Supplied material:
▼

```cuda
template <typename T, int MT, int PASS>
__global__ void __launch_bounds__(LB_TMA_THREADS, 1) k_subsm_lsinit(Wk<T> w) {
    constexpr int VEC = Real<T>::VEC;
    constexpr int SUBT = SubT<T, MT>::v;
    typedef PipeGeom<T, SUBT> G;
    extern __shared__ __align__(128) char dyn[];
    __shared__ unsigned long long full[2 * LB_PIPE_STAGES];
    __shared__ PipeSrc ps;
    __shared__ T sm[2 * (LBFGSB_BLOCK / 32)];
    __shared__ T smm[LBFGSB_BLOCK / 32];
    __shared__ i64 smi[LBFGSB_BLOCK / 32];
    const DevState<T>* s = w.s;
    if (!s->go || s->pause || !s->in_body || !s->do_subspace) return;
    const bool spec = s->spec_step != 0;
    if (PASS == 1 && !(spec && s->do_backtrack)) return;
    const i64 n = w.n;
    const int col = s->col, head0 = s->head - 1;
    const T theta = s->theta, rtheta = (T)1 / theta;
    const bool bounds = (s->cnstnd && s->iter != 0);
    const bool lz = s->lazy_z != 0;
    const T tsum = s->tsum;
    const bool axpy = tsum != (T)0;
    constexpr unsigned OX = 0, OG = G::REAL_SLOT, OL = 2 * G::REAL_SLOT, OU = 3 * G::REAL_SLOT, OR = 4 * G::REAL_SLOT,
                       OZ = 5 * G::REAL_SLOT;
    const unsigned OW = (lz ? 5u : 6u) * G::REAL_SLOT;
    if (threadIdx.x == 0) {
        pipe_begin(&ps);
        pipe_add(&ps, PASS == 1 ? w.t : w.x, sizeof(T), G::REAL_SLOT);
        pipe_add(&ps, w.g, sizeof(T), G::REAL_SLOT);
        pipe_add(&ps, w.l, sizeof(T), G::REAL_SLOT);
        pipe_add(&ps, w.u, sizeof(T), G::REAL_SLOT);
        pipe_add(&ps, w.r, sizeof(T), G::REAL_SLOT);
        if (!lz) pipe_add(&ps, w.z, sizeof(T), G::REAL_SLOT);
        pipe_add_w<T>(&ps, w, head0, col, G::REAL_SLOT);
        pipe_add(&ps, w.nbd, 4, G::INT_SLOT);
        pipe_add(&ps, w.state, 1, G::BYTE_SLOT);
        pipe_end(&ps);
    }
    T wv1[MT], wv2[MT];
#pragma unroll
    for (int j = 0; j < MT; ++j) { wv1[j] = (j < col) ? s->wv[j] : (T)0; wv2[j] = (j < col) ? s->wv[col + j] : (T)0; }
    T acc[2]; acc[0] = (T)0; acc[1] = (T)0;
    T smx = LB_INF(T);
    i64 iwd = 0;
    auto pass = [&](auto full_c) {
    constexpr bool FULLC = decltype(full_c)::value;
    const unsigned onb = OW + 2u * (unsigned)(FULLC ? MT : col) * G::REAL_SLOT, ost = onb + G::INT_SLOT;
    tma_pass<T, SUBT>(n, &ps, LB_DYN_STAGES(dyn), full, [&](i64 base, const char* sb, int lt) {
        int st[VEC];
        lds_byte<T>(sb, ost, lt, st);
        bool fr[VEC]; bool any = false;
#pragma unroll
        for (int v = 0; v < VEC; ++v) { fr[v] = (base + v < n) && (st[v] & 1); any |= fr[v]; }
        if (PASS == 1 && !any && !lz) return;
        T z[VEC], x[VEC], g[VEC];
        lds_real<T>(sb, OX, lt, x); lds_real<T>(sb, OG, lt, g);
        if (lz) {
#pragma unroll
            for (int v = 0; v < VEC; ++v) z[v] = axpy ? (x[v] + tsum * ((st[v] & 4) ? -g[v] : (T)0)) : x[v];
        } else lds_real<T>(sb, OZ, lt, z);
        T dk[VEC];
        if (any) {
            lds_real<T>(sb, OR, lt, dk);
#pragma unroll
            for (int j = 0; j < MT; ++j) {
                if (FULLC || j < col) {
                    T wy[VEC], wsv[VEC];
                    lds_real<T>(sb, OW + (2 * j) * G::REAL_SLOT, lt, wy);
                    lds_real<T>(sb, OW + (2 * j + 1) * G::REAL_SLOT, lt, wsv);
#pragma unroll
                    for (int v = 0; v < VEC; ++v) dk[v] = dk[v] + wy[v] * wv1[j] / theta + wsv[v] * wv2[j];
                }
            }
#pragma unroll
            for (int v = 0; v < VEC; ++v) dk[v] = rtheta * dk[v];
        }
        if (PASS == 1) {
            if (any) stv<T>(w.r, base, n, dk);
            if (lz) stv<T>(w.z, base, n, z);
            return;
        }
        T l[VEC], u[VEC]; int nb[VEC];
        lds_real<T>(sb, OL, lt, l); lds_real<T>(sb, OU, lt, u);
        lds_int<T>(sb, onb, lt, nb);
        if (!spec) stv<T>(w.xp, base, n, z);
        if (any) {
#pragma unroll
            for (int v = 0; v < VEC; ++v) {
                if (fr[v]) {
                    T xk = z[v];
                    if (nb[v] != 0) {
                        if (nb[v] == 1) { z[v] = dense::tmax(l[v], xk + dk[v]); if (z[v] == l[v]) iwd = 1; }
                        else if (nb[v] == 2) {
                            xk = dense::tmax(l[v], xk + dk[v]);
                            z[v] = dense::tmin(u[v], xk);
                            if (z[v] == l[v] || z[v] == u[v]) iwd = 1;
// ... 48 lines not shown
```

▲

What you have to do: Provide an exact transcription of every entry above.

Response:
```cuda
template <typename T, int MT, int PASS>
__global__ void __launch_bounds__(LB_TMA_THREADS, 1) k_subsm_lsinit(Wk<T> w) {
    constexpr int VEC = Real<T>::VEC;
    constexpr int SUBT = SubT<T, MT>::v;
    typedef PipeGeom<T, SUBT> G;
    extern __shared__ __align__(128) char dyn[];
    __shared__ unsigned long long full[2 * LB_PIPE_STAGES];
    __shared__ PipeSrc ps;
    __shared__ T sm[2 * (LBFGSB_BLOCK / 32)];
    __shared__ T smm[LBFGSB_BLOCK / 32];
    __shared__ i64 smi[LBFGSB_BLOCK / 32];
    const DevState<T>* s = w.s;
    if (!s->go || s->pause || !s->in_body || !s->do_subspace) return;
    const bool spec = s->spec_step != 0;
    if (PASS == 1 && !(spec && s->do_backtrack)) return;
    const i64 n = w.n;
    const int col = s->col, head0 = s->head - 1;
    const T theta = s->theta, rtheta = (T)1 / theta;
    const bool bounds = (s->cnstnd && s->iter != 0);
    const bool lz = s->lazy_z != 0;
    const T tsum = s->tsum;
    const bool axpy = tsum != (T)0;
    constexpr unsigned OX = 0, OG = G::REAL_SLOT, OL = 2 * G::REAL_SLOT, OU = 3 * G::REAL_SLOT, OR = 4 * G::REAL_SLOT,
                       OZ = 5 * G::REAL_SLOT;
    const unsigned OW = (lz ? 5u : 6u) * G::REAL_SLOT;
    if (threadIdx.x == 0) {
        pipe_begin(&ps);
        pipe_add(&ps, PASS == 1 ? w.t : w.x, sizeof(T), G::REAL_SLOT);
        pipe_add(&ps, w.g, sizeof(T), G::REAL_SLOT);
        pipe_add(&ps, w.l, sizeof(T), G::REAL_SLOT);
        pipe_add(&ps, w.u, sizeof(T), G::REAL_SLOT);
        pipe_add(&ps, w.r, sizeof(T), G::REAL_SLOT);
        if (!lz) pipe_add(&ps, w.z, sizeof(T), G::REAL_SLOT);
        pipe_add_w<T>(&ps, w, head0, col, G::REAL_SLOT);
        pipe_add(&ps, w.nbd, 4, G::INT_SLOT);
        pipe_add(&ps, w.state, 1, G::BYTE_SLOT);
        pipe_end(&ps);
    }
    T wv1[MT], wv2[MT];
#pragma unroll
    for (int j = 0; j < MT; ++j) { wv1[j] = (j < col) ? s->wv[j] : (T)0; wv2[j] = (j < col) ? s->wv[col + j] : (T)0; }
    T acc[2]; acc[0] = (T)0; acc[1] = (T)0;
    T smx = LB_INF(T);
    i64 iwd = 0;
    auto pass = [&](auto full_c) {
    constexpr bool FULLC = decltype(full_c)::value;
    const unsigned onb = OW + 2u * (unsigned)(FULLC ? MT : col) * G::REAL_SLOT, ost = onb + G::INT_SLOT;
    tma_pass<T, SUBT>(n, &ps, LB_DYN_STAGES(dyn), full, [&](i64 base, const char* sb, int lt) {
        int st[VEC];
        lds_byte<T>(sb, ost, lt, st);
        bool fr[VEC]; bool any = false;
#pragma unroll
        for (int v = 0; v < VEC; ++v) { fr[v] = (base + v < n) && (st[v] & 1); any |= fr[v]; }
        if (PASS == 1 && !any && !lz) return;
        T z[VEC], x[VEC], g[VEC];
        lds_real<T>(sb, OX, lt, x); lds_real<T>(sb, OG, lt, g);
        if (lz) {
#pragma unroll
            for (int v = 0; v < VEC; ++v) z[v] = axpy ? (x[v] + tsum * ((st[v] & 4) ? -g[v] : (T)0)) : x[v];
        } else lds_real<T>(sb, OZ, lt, z);
        T dk[VEC];
        if (any) {
            lds_real<T>(sb, OR, lt, dk);
#pragma unroll
            for (int j = 0; j < MT; ++j) {
                if (FULLC || j < col) {
                    T wy[VEC], wsv[VEC];
                    lds_real<T>(sb, OW + (2 * j) * G::REAL_SLOT, lt, wy);
                    lds_real<T>(sb, OW + (2 * j + 1) * G::REAL_SLOT, lt, wsv);
#pragma unroll
                    for (int v = 0; v < VEC; ++v) dk[v] = dk[v] + wy[v] * wv1[j] / theta + wsv[v] * wv2[j];
                }
            }
#pragma unroll
            for (int v = 0; v < VEC; ++v) dk[v] = rtheta * dk[v];
        }
        if (PASS == 1) {
            if (any) stv<T>(w.r, base, n, dk);
            if (lz) stv<T>(w.z, base, n, z);
            return;
        }
        T l[VEC], u[VEC]; int nb[VEC];
        lds_real<T>(sb, OL, lt, l); lds_real<T>(sb, OU, lt, u);
        lds_int<T>(sb, onb, lt, nb);
        if (!spec) stv<T>(w.xp, base, n, z);
        if (any) {
#pragma unroll
            for (int v = 0; v < VEC; ++v) {
                if (fr[v]) {
                    T xk = z[v];
                    if (nb[v] != 0) {
                        if (nb[v] == 1) { z[v] = dense::tmax(l[v], xk + dk[v]); if (z[v] == l[v]) iwd = 1; }
                        else if (nb[v] == 2) {
                            xk = dense::tmax(l[v], xk + dk[v]);
                            z[v] = dense::tmin(u[v], xk);
                            if (z[v] == l[v] || z[v] == u[v]) iwd = 1;
// ... 48 lines not shown
```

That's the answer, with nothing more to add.